### Requirement
Which lines in the data below contain the word "hipMemcpyAsync"? Copy each of them.

Items listed in a dataset:
+ + +

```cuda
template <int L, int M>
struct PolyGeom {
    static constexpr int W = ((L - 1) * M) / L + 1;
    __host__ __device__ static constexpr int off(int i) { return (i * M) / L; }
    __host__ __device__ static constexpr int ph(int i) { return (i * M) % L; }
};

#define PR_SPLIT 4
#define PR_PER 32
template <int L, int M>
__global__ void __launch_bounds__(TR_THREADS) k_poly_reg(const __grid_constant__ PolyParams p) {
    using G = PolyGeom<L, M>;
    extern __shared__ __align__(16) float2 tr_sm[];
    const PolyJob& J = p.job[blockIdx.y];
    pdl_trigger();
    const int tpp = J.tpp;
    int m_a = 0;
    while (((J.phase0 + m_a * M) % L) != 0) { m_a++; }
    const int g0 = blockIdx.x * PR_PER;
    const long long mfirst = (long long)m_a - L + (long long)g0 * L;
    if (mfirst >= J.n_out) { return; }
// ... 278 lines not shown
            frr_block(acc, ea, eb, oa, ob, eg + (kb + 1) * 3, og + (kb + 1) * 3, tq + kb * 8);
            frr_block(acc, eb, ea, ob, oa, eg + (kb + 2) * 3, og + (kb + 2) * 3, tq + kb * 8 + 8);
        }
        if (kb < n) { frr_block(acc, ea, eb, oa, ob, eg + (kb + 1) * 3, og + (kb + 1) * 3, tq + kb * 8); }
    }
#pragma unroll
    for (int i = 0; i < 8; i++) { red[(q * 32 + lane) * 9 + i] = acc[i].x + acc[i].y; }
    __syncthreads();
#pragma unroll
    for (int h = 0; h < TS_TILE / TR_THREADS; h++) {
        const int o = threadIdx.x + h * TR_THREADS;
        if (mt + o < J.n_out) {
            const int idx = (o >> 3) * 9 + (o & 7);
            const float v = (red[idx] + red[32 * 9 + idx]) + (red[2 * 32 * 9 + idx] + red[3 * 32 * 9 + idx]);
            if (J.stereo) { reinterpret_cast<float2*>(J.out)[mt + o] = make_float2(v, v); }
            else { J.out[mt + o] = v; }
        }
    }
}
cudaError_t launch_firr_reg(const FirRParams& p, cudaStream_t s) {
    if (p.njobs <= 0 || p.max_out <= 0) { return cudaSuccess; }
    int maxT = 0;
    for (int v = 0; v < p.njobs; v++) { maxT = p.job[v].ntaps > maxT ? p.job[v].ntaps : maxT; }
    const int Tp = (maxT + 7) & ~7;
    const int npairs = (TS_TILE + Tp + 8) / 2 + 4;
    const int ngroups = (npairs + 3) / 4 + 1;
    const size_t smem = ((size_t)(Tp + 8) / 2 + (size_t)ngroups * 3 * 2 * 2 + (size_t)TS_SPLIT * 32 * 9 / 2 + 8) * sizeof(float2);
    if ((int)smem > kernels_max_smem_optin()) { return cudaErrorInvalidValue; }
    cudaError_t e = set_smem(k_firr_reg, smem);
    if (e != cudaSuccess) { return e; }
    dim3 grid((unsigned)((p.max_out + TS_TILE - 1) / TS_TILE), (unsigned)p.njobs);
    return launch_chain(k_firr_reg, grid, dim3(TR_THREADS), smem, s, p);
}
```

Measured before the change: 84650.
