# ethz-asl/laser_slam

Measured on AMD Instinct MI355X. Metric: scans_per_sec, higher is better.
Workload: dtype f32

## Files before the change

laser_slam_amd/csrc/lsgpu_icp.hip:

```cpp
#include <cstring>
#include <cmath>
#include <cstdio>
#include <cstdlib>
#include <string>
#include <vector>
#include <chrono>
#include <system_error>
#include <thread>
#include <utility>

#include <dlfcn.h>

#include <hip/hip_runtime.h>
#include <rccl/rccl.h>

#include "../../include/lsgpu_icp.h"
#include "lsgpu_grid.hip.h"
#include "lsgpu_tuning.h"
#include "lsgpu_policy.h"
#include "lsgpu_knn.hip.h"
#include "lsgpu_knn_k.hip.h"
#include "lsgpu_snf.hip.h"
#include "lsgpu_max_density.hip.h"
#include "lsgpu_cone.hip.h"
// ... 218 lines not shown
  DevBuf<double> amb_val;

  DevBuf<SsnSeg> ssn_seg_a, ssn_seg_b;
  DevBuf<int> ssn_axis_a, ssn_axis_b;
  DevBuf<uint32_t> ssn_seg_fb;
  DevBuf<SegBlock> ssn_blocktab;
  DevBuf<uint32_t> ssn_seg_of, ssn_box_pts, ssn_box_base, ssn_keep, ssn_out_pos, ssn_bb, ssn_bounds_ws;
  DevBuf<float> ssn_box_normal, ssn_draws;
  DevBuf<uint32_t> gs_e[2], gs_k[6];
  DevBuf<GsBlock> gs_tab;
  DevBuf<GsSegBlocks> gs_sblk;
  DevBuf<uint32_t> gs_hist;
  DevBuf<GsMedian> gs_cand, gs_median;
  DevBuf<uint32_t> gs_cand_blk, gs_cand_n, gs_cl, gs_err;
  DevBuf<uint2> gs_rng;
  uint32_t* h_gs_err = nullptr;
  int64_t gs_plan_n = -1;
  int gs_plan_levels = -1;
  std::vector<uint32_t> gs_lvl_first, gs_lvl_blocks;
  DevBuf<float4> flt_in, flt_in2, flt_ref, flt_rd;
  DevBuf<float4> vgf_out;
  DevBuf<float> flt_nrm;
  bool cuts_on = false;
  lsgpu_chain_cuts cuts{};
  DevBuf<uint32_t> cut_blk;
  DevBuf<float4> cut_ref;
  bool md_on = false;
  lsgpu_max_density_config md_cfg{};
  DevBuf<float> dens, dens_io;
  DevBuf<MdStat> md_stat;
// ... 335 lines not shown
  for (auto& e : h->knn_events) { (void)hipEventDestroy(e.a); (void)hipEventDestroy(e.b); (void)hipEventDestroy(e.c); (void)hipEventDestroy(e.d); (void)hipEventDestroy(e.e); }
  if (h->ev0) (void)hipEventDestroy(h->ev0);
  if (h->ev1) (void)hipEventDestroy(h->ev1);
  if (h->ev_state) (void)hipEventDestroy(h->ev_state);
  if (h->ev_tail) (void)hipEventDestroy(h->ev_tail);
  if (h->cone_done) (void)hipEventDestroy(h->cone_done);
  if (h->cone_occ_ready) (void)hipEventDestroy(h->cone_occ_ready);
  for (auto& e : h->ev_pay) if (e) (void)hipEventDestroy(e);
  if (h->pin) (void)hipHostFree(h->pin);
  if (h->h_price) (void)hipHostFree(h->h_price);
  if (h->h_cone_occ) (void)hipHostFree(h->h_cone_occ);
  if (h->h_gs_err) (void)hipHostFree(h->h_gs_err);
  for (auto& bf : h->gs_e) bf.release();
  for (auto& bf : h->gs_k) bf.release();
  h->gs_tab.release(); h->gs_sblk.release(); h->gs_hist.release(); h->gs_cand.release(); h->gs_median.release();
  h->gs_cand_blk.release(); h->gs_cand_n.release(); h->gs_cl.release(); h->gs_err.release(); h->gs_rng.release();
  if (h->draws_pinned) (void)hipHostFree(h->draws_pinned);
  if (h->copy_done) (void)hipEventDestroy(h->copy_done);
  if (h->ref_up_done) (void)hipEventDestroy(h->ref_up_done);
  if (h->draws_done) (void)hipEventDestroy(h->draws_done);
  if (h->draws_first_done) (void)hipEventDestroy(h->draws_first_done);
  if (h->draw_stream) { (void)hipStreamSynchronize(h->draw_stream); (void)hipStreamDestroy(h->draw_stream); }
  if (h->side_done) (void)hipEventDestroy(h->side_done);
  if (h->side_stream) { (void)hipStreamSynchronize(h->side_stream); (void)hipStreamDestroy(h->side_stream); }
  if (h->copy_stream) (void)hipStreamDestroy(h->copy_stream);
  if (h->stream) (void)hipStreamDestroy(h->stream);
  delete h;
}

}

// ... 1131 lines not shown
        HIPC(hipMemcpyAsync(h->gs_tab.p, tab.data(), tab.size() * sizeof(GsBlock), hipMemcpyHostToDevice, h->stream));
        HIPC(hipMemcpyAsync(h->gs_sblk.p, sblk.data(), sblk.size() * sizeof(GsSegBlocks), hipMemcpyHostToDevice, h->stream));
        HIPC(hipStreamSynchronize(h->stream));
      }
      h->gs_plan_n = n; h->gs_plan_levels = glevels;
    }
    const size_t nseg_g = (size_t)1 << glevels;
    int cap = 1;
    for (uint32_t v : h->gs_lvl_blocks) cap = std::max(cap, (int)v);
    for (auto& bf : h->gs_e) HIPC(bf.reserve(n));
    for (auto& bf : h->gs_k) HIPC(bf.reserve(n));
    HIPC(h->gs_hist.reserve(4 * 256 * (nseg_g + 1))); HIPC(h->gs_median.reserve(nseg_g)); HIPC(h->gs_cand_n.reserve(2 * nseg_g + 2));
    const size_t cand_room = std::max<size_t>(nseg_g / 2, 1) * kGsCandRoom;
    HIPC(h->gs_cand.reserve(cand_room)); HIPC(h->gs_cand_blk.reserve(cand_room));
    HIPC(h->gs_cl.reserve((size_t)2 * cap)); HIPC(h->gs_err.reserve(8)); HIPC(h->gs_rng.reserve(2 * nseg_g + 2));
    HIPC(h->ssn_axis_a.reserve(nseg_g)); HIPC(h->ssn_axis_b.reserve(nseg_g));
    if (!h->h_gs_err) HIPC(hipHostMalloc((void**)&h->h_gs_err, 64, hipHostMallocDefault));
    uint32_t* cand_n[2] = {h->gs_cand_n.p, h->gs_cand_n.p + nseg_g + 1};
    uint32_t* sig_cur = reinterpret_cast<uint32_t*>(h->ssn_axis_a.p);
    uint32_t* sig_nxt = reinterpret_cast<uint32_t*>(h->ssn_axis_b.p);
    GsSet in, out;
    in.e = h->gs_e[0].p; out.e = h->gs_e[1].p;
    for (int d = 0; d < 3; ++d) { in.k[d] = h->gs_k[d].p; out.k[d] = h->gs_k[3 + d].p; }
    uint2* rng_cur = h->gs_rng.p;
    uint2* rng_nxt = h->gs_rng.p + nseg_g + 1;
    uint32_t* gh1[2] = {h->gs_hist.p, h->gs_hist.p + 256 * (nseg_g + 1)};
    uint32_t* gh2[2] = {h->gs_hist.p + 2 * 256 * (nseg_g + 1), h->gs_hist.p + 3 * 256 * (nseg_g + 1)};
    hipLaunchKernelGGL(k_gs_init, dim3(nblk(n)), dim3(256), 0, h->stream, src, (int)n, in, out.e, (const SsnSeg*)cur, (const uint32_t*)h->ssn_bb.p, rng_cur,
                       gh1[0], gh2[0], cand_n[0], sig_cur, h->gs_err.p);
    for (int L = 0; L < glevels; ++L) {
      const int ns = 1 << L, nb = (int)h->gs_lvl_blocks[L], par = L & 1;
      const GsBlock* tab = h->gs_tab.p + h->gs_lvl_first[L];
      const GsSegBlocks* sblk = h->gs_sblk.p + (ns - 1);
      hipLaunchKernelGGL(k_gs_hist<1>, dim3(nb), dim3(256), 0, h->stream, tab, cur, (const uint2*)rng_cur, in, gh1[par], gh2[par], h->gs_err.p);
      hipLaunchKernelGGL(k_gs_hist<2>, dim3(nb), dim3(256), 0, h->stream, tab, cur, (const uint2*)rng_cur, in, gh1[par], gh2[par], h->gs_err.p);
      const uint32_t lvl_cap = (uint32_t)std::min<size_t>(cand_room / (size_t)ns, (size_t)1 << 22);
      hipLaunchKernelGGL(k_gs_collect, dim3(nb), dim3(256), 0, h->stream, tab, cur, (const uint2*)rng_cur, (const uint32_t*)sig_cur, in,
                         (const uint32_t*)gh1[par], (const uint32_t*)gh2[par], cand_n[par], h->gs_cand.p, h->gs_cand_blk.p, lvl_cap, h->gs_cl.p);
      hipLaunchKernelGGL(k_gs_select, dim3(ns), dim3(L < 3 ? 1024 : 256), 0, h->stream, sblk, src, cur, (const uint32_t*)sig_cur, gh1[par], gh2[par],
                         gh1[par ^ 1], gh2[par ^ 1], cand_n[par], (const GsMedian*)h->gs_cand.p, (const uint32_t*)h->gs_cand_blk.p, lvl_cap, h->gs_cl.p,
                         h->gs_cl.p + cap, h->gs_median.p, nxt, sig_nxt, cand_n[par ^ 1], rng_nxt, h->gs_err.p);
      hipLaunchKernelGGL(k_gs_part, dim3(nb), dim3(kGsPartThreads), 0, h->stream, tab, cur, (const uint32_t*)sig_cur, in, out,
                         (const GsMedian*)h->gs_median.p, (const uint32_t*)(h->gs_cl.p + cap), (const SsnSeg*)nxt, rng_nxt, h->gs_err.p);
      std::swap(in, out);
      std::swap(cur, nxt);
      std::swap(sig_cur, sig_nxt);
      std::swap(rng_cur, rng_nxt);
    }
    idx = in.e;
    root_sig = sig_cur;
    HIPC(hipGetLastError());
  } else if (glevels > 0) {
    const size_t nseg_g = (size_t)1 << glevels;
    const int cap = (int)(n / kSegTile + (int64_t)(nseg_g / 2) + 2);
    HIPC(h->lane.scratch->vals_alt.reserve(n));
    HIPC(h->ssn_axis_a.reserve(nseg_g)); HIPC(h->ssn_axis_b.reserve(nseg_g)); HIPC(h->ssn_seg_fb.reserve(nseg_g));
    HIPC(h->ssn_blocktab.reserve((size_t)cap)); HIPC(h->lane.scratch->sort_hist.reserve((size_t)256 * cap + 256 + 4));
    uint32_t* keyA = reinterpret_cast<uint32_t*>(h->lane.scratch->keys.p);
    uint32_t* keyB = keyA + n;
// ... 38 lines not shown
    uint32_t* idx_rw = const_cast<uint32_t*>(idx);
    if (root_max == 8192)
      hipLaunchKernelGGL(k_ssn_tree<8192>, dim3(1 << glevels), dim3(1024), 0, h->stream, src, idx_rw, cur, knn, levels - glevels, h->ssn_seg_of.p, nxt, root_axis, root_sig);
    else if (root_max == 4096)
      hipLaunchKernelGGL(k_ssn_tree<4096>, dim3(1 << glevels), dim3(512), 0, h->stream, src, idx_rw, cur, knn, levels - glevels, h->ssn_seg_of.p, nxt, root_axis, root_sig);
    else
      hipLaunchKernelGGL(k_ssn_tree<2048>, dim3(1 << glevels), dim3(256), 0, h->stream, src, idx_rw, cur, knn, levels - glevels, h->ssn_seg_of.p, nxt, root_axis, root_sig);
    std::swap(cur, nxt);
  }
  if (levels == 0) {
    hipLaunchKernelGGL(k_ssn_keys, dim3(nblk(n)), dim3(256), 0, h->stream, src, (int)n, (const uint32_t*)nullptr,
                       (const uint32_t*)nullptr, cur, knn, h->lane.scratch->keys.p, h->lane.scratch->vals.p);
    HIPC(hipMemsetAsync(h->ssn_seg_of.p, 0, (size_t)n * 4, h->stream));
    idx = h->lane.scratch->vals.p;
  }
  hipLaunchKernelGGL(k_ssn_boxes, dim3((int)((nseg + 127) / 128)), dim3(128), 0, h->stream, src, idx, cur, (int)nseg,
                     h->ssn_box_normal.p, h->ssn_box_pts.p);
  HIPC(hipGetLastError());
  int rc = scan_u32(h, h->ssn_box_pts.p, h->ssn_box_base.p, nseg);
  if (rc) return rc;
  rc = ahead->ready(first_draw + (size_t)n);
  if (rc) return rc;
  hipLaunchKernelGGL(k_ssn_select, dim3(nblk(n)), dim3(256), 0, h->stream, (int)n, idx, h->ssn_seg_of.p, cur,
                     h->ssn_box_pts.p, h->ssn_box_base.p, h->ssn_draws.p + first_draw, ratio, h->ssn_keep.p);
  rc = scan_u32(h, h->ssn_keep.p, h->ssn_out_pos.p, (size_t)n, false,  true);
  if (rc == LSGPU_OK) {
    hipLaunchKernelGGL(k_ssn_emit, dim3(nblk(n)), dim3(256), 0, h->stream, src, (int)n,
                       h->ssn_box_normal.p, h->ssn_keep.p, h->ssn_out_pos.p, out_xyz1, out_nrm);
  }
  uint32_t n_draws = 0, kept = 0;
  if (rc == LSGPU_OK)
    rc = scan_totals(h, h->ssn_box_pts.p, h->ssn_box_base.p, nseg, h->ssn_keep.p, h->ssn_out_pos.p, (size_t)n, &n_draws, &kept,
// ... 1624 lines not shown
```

+ + +

### Output of the exercise
        HIPC(hipMemcpyAsync(h->gs_tab.p, tab.data(), tab.size() * sizeof(GsBlock), hipMemcpyHostToDevice, h->stream));
        HIPC(hipMemcpyAsync(h->gs_sblk.p, sblk.data(), sblk.size() * sizeof(GsSegBlocks), hipMemcpyHostToDevice, h->stream));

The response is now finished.